Most therapists – actually, most people – agree that an illicit romance always jeopardizes a long-term relationship. Even if the affair is conducted discreetly, even if the lovers rarely see one another, the emotions that are conjured up by an affair can upset the delicate balance of focus, attention and affection needed to sustain a primary, long-term commitment. Recognizing that intimacy is perceived largely by the psyche explains why even an exclusively virtual affair can have so much power. The mind is, itself, a virtual world; one that the cyber-dimension mimics to a greater extent than it departs from. Absorption with a lover in these two virtual domains can be like the hard-hitting “one-two punch” that delivers a knock out blow. The online relationship that began as a “meaningless” adventure can seep into one’s psych and take possession of one’s heart.
Emotional Affairs vs.

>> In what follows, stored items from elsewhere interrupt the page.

namespace {
__device__ __forceinline__ int qdiv(int v, int d, unsigned m) { return (int)__umulhi((unsigned)v, m) + (d == 1 ? v : 0); }
unsigned qmagic(int d) { return d <= 1 ? 0u : (unsigned)((0x100000000ull + (unsigned)d - 1) / (unsigned)d); }
typedef float f32x4u __attribute__((ext_vector_type(4), aligned(4)));
typedef unsigned u32x4b __attribute__((ext_vector_type(4)));
constexpr int CW4_PSE = 151;
constexpr int CW4_PS = 16 * CW4_PSE;
constexpr int CW4_ROW = 8 * CW4_PS;
constexpr unsigned CW4_OOB = 0x40000000u;
}

#ifdef CW4_STAMP
__device__ unsigned long long g_cw4_stamps[1024 * 8];
#endif

#define CW4_SBAR() __builtin_amdgcn_sched_barrier(0)
#ifdef CW4_STAMP
#define CW4_ST(k) do { unsigned long long t_; asm volatile("s_memtime %0\n\ts_waitcnt lgkmcnt(0)" : "=s"(t_) :: "memory"); st_acc[k] += t_ - st_prev; st_prev = t_; } while (0)
#ifdef CW4_STAMP_ROUNDS
#define CW4_STR(k) CW4_ST(k)
#else
#define CW4_STR(k) do { } while (0)
#endif
#else
#define CW4_STR(k) do { } while (0)
#define CW4_ST(k) do { } while (0)
#endif
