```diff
+hipError_t launch_fc_strip16(const FcStripArgs& a, int act, hipStream_t st) {
+#define LAFF_FCS_LAUNCH(K)                                                                                                    \
+    do {                                                                                                                      \
+        static unsigned long long attr_done = 0;                                                                              \
+        if (hipError_t e = smem_attr_once(attr_done, fc_strip16_kernel<K>, SMEM); e != hipSuccess) return e;                  \
+        hipLaunchKernelGGL((fc_strip16_kernel<K>), dim3((unsigned)a.nranges), dim3(256), SMEM, st, a);                        \
+    } while (0)
+    if (act == LAFF_ACT_TANH || act == LAFF_ACT_SIGMOID) LAFF_FCS_LAUNCH(ACT_EXP);
+    else if (act == LAFF_ACT_RELU) LAFF_FCS_LAUNCH(ACT_RELU);
+    else LAFF_FCS_LAUNCH(ACT_LIN);
+#undef LAFF_FCS_LAUNCH
+    return hipGetLastError();
+}
+
+}
diff --git a/laff_amd/csrc/kernels.h b/laff_amd/csrc/kernels.h
--- a/laff_amd/csrc/kernels.h
+++ b/laff_amd/csrc/kernels.h
@@ -114,6 +114,10 @@
 hipError_t launch_fc_strip_pack(const float* W, int ldw, const float* bias, const float* bn_scale, const float* bn_shift, int D, int act,
                                 void* img, hipStream_t st);
 hipError_t launch_fc_strip(FcStripArgs& a, int act, hipStream_t st);
+extern int g_fc_strip_mfma;
+hipError_t launch_fc_strip16_pack(const float* W, int ldw, const float* bias, const float* bn_scale, const float* bn_shift, int D, int act,
+                                  void* img, hipStream_t st);
+hipError_t launch_fc_strip16(const FcStripArgs& a, int act, hipStream_t st);
 
 constexpr int CONCAT_MAX_SEG = 8;
 constexpr int CONCAT_MAX_GROUP = 4;
diff --git a/laff_amd/model/model.py b/laff_amd/model/model.py
--- a/laff_amd/model/model.py
+++ b/laff_amd/model/model.py
@@ -249,7 +249,7 @@
         scale, shift = self.bn_affine(None)
         w, b = self.fc1.weight, self.fc1.bias
         key = (w.data_ptr(), w._version, None if b is None else (b.data_ptr(), b._version),
-               None if self.bn1 is None else self._bn_cache[0], self.activation_name)
+               None if self.bn1 is None else self._bn_cache[0], self.activation_name, ops.fc_strip_mfma(w.device))
         if getattr(self, '_w_strip', None) is None or self._w_strip[0] != key:
             self._w_strip = (key, ops.fc_strip_pack(w.detach(), None if b is None else b.detach(), scale, shift, self.activation_name))
         return self._w_strip[1]
diff --git a/laff_amd/ops.py b/laff_amd/ops.py
--- a/laff_amd/ops.py
+++ b/laff_amd/ops.py
@@ -1,4 +1,6 @@
 import ctypes as C
+import os
+import re
 
 import numpy as np
 import torch
@@ -12,6 +14,7 @@
            'rank_metrics', 'attention_flags', 'PREC', 'default_prescale']
 
 _ctx = {}
+_fc_strip_mfma = 16
 
 profiler = None
 
@@ -29,6 +32,16 @@
         profiler.end(name)
 
 
+def _atoi(text):
+    m = re.match(r'\s*[+-]?\d+', text)
+    return int(m.group(0)) if m else 0
+
+
+def fc_strip_mfma(device):
+    _context(device)
+    return _fc_strip_mfma
+
+
 def _context(device):
     idx = device.index if device.index is not None else torch.cuda.current_device()
     lib = _lib.load()
@@ -36,6 +49,8 @@
         h = C.c_void_p()
         check(lib.laff_ctx_create(idx, None, C.byref(h)))
         _ctx[idx] = h
+        global _fc_strip_mfma
+        _fc_strip_mfma = 32 if _atoi(os.environ.get('LAFF_FC_STRIP_MFMA', '16')) == 32 else 16
     h = _ctx[idx]
     check(lib.laff_ctx_set_stream(h, C.c_void_p(torch.cuda.current_stream(idx).cuda_stream)))
     return lib, h
@@ -672,8 +687,8 @@
 
 class StripWeights:
 
-    def __init__(self, img, D, K, act):
-        self.img, self.D, self.K, self.act = img, D, K, act
+    def __init__(self, img, D, K, act, mfma):
+        self.img, self.D, self.K, self.act, self.mfma = img, D, K, act, mfma
 
 
 def fc_strip_pack(weight, bias=None, bn_scale=None, bn_shift=None, activation=None):
@@ -685,7 +700,7 @@
     vecs = _fc_vectors(dict(bias=bias, bn_scale=bn_scale, bn_shift=bn_shift), D)
     img = torch.empty((nbytes.value,), device=w.device, dtype=torch.uint8)
     _call('fc_strip_pack', lib.laff_fc_strip_pack, h, _ptr(w), ldw, *vecs, D, K, ACT[activation], _ptr(img))
-    return StripWeights(img, D, K, ACT[activation])
+    return StripWeights(img, D, K, ACT[activation], _fc_strip_mfma)
 
 
 def fc_strip_eligible(x, D):
@@ -713,6 +728,10 @@
         arr[i] = FcStripProblem(x.data_ptr(), max(ldx, 512), x.shape[0], sw.img.data_ptr(), sw.D, sw.act, y.data_ptr(), ldy)
         outs.append(out)
     lib, h = _context(dev)
+    for i, q in enumerate(problems):
+        if q['strip'].mfma != _fc_strip_mfma:
+            raise ValueError('problem %d: its image was packed under LAFF_FC_STRIP_MFMA=%d, the context runs %d: pack it again'
+                             % (i, q['strip'].mfma, _fc_strip_mfma))
     _call('fc_act_bn', lib.laff_fc_act_bn_strip_grouped, h, arr, n)
     return outs
 
```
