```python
ROOT = os.path.dirname(os.path.abspath(__file__))
PKG = os.path.join(ROOT, 'diff-pruning_amd')
SRCS = ['csrc/gemm.hip', 'csrc/norm.hip', 'csrc/elementwise.hip', 'csrc/importance.hip', 'csrc/optim.hip', 'csrc/ema.hip', 'csrc/transformer.hip', 'csrc/replay.hip', 'csrc/attention.hip', 'csrc/winograd.hip', 'csrc/winograd43.hip', 'csrc/winograd2d.hip', 'csrc/wgrad2d.hip', 'csrc/vq.hip', 'csrc/sampler.hip', 'csrc/ups9.hip', 'csrc/ldm_sampler.hip', 'csrc/evalmetrics.hip', 'csrc/prune_global.hip', 'csrc/stage.hip', 'csrc/dpm_solver.hip', 'csrc/unipc.hip', 'csrc/magnitude.hip']


def _compile(variant_flags, out_name):
    from concurrent.futures import ThreadPoolExecutor
    hipcc = '/opt/rocm/bin/hipcc' if os.path.exists('/opt/rocm/bin/hipcc') else 'hipcc'
    objdir = os.path.join(PKG, 'build', out_name)
    os.makedirs(objdir, exist_ok=True)
    common = [hipcc, '--offload-arch=gfx950', '-O3', '-std=c++17', '-fPIC', '-I' + os.path.join(ROOT, 'include')] + variant_flags
    objs = [os.path.join(objdir, os.path.basename(s_)[:-4] + '.o') for s_ in SRCS]

    def one(i):
        subprocess.check_call(common + ['-c', os.path.join(PKG, SRCS[i]), '-o', objs[i]], cwd=PKG)
    with ThreadPoolExecutor(max_workers=min(len(SRCS), os.cpu_count() or 4)) as ex:
        list(ex.map(one, range(len(SRCS))))
    subprocess.check_call([hipcc, '--offload-arch=gfx950', '-shared', '-fPIC', '-o', os.path.join(PKG, out_name)] + objs, cwd=PKG)


def build():
    _compile([], 'libdp_hip.so')
    _compile(['-DDP_IEEE_SIGMOID'], 'libdp_hip_ieee.so')
    if ROOT not in sys.path:
        sys.path.insert(0, ROOT)
    lib = importlib.import_module('diff-pruning_amd._lib')
    lib._lib = None
    handle = lib.load()
    assert handle.dp_version() >= 100
    importlib.import_module('oracle.unet_ref')
    importlib.import_module('oracle.diffusion_ref')
    importlib.import_module('oracle.pruning_ref')


def smoke():
    import time
    import torch
    t_start = time.time()
    for p in (ROOT, os.path.join(ROOT, 'tests'), os.path.join(ROOT, 'tests', 'golden')):
        if p not in sys.path:
            sys.path.insert(0, p)
    gc = importlib.import_module('diff-pruning_amd.synthetic')
    from oracle import unet_ref, diffusion_ref
    from helpers import oracle_prune_replay
    unet = importlib.import_module('diff-pruning_amd.unet')
    diffusion = importlib.import_module('diff-pruning_amd.diffusion')
    sweep = importlib.import_module('diff-pruning_amd.sweep')
    graph_mod = importlib.import_module('diff-pruning_amd.graph')
    ops = importlib.import_module('diff-pruning_amd.ops')
    assert torch.cuda.is_available(), 'smoke() needs cuda:0'
    cfg = gc.TINY_CFG
    clean = torch.from_numpy(gc.det_clean((2, 3, 16, 16), 1))
    noise = torch.from_numpy(gc.det_noise((2, 3, 16, 16), 2))

    shapes = unet_ref.param_shapes(cfg)
    P = {n: torch.from_numpy(gc.det_param(n, s, 5)).requires_grad_(True) for n, s in shapes.items()}
# ... 94 lines not shown
```

diff-pruning_amd/_lib.py:

```python
import ctypes as C
import os

_HERE = os.path.dirname(os.path.abspath(__file__))
LIB_PATH = os.environ.get('DP_HIP_LIB') or os.path.join(_HERE, 'libdp_hip.so')

c_float_p = C.c_void_p
LL = C.c_longlong


class ConvGeom(C.Structure):
    _fields_ = [(n, C.c_int) for n in ('Ho', 'Wo', 'Hs', 'Ws', 'Hv', 'Wv', 'kw', 'stride', 'sden', 'pad_t', 'pad_l',
                                       'ups', 'c_split', '_pad')] + [('x1_img_stride', LL), ('x2_img_stride', LL)]


class ConvGemmParams(C.Structure):
    _fields_ = [('A', C.c_void_p), ('a_bs', LL), ('lda', C.c_int), ('a_kc', C.c_int),
                ('X1', C.c_void_p), ('X2', C.c_void_p), ('x_bs', LL),
                ('a_bytes', C.c_uint), ('x1_bytes', C.c_uint), ('x2_bytes', C.c_uint), ('_pad0', C.c_uint),
                ('g', ConvGeom),
                ('M', C.c_int), ('C', C.c_int), ('NPIX', C.c_int), ('ntaps', C.c_int), ('batches', C.c_int),
                ('tile', C.c_int),
                ('out', C.c_void_p), ('o_img_stride', LL), ('o_bs', LL),
                ('alpha', C.c_float), ('post_scale', C.c_float),
                ('bias', C.c_void_p), ('tadd', C.c_void_p), ('tadd_stride', LL),
# ... 14 lines not shown
                ('alpha', C.c_float), ('merge', C.c_int), ('ocs', LL),
                ('o_tap_stride', LL), ('o_col_stride', C.c_int), ('xcd', C.c_int), ('col_bias', C.c_void_p)]


class AttentionParams(C.Structure):
    _fields_ = [('q', C.c_void_p), ('k', C.c_void_p), ('v', C.c_void_p), ('o', C.c_void_p),
                ('q_bs', LL), ('k_bs', LL), ('v_bs', LL), ('o_bs', LL),
                ('N', C.c_int), ('heads', C.c_int), ('d', C.c_int), ('dv', C.c_int), ('T', C.c_int), ('scale', C.c_float),
                ('variant', C.c_int), ('_pad', C.c_int)]


class Dropout(C.Structure):
    _fields_ = [('thr24', C.c_uint), ('scale', C.c_float), ('seed', C.c_ulonglong), ('site', C.c_uint), ('step', C.c_uint),
                ('n_off', LL), ('step_dev', C.c_void_p)]


class ScoreMember(C.Structure):
    _fields_ = [('w', C.c_void_p), ('g', C.c_void_p), ('R', C.c_int), ('C', C.c_int), ('T', C.c_int), ('dim', C.c_int),
                ('mode', C.c_int), ('blk0', C.c_int), ('full_off', LL), ('col_off', LL), ('idx_off', LL)]


class SliceItem(C.Structure):
    _fields_ = [('src', C.c_void_p), ('dst', C.c_void_p), ('R', C.c_int), ('C', C.c_int), ('T', C.c_int), ('dim', C.c_int),
                ('n_keep', C.c_int), ('blk0', C.c_int), ('nblk', C.c_int), ('_pad', C.c_int), ('keep_off', LL)]


class ScoreEntry(C.Structure):
    _fields_ = [('m', ScoreMember), ('score_off', LL), ('n0', C.c_int), ('_pad', C.c_int)]


class MagMember(C.Structure):
    _fields_ = [('w', C.c_void_p), ('R', C.c_int), ('C', C.c_int), ('T', C.c_int), ('dim', C.c_int), ('n0', C.c_int),
                ('blk0', C.c_int), ('fold', C.c_int), ('_pad', C.c_int), ('idx_off', LL), ('row_off', LL)]


class MagGroup(C.Structure):
    _fields_ = [('row_off', LL), ('score_off', LL), ('n0', C.c_int), ('members', C.c_int)]


class PackItem(C.Structure):
    _fields_ = [('W', C.c_void_p), ('dst', C.c_void_p), ('Co', C.c_int), ('Ci', C.c_int), ('taps', C.c_int), ('mode', C.c_int),
                ('ld', C.c_int), ('blk0', C.c_int), ('nblk', C.c_int), ('_pad', C.c_int)]


class Ups9Params(C.Structure):
    _fields_ = [('U', C.c_void_p), ('dy', C.c_void_p), ('dx', C.c_void_p), ('dy_img_stride', LL), ('dx_img_stride', LL),
                ('u_bytes', C.c_uint), ('dy_bytes', C.c_uint)] + [(n, C.c_int) for n in ('ldu', 'N', 'M', 'K', 'H', 'W',
                                                                                         'accumulate', 'tile')]


class Ups9FwdParams(C.Structure):
    _fields_ = [('U', C.c_void_p), ('x', C.c_void_p), ('bias', C.c_void_p), ('y', C.c_void_p), ('x_img_stride', LL), ('y_img_stride', LL),
                ('u_bytes', C.c_uint), ('x_bytes', C.c_uint)] + [(n, C.c_int) for n in ('ldu', 'N', 'M', 'K', 'H', 'W')]


class ColsumItem(C.Structure):
    _fields_ = [('src', C.c_void_p), ('dst', C.c_void_p), ('N', C.c_int), ('C', C.c_int), ('wstride', C.c_int),
                ('woff', C.c_int), ('accumulate', C.c_int), ('ld', C.c_int)]


class DpmSolverCoef(C.Structure):
    _fields_ = [(n, C.c_float) for n in ('sigma_s', 'alpha_s', 'kx', 'k0', 'k1', 'k2', 'ir0', 'ir1', 'q', 'iq')]


class UniPCCoef(C.Structure):
    _fields_ = [(n, C.c_float) for n in ('sigma_s', 'alpha_s', 'c_cx', 'c_c0', 'c_cB', 'c_rk1', 'c_rk2', 'c_rho1', 'c_rho2', 'c_rho_last',
                                         'p_cx', 'p_c0', 'p_cB', 'p_rk1', 'p_rk2', 'p_rho1', 'p_rho2')]


_vp, _i, _f, _ll = C.c_void_p, C.c_int, C.c_float, LL
_dr = C.POINTER(Dropout)
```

Sexual Affairs
In real life, with so much time spent at work among attractive, stimulating colleagues, emotionally intense (but nonsexual) relationships that arise between collaborators can seem more compelling than routine intimacies that include sex. Experts tag these “emotional affairs,” agreeing that they can endanger marriages because, at the very least, they siphon energy and communication away from the marriage and toward the “outsider.” At worst, these can lead to physical affairs or produce cruel fractures of trust. In fact, many people say that if their partner were to become emotionally unfaithful they’d feel even more ripped-off than if he or she had a sexy fling. Giving of one’s deepest self is viewed as a greater take-away than lending one’s genitals.
Popular magazines have devoted precious real estate to these emotional liaisons – take, for example, Marie Claire’s sensationalized headline, HEAD SEX: The Dangerous New Infidelity You Need To Know About. Ironically, “head sex” is exactly what drives virtual-life flirtations. Strange as it may seem to those who have never been tangled in the web, cyber-romances encourage the deepest intimate revelations and draw upon all the classic elements of drama to keep infatuation alive.
Online Affairs: Right or Wrong?
In the final analysis, there is no doubt that online affairs are meaningful; that they count. But are they wrong? This question misses the mark. Instead, we should be asking whether an online relationship is secret; whether it detracts from the closeness, shared time, trust and openness necessary for a primary relationship to thrive.
If it does, it’s trouble.
In partnerships or marriages where secrets and lies abound, stability and even love can be lost because those with secrets stop trusting themselves. It takes only one person to create distance for two, and only one to alter the essence and durability of a marriage. For all these reasons, online hook-ups need to be entertained with great caution. Better yet, they should be recognized for what they actually are: completely real and potentially life-changing affairs.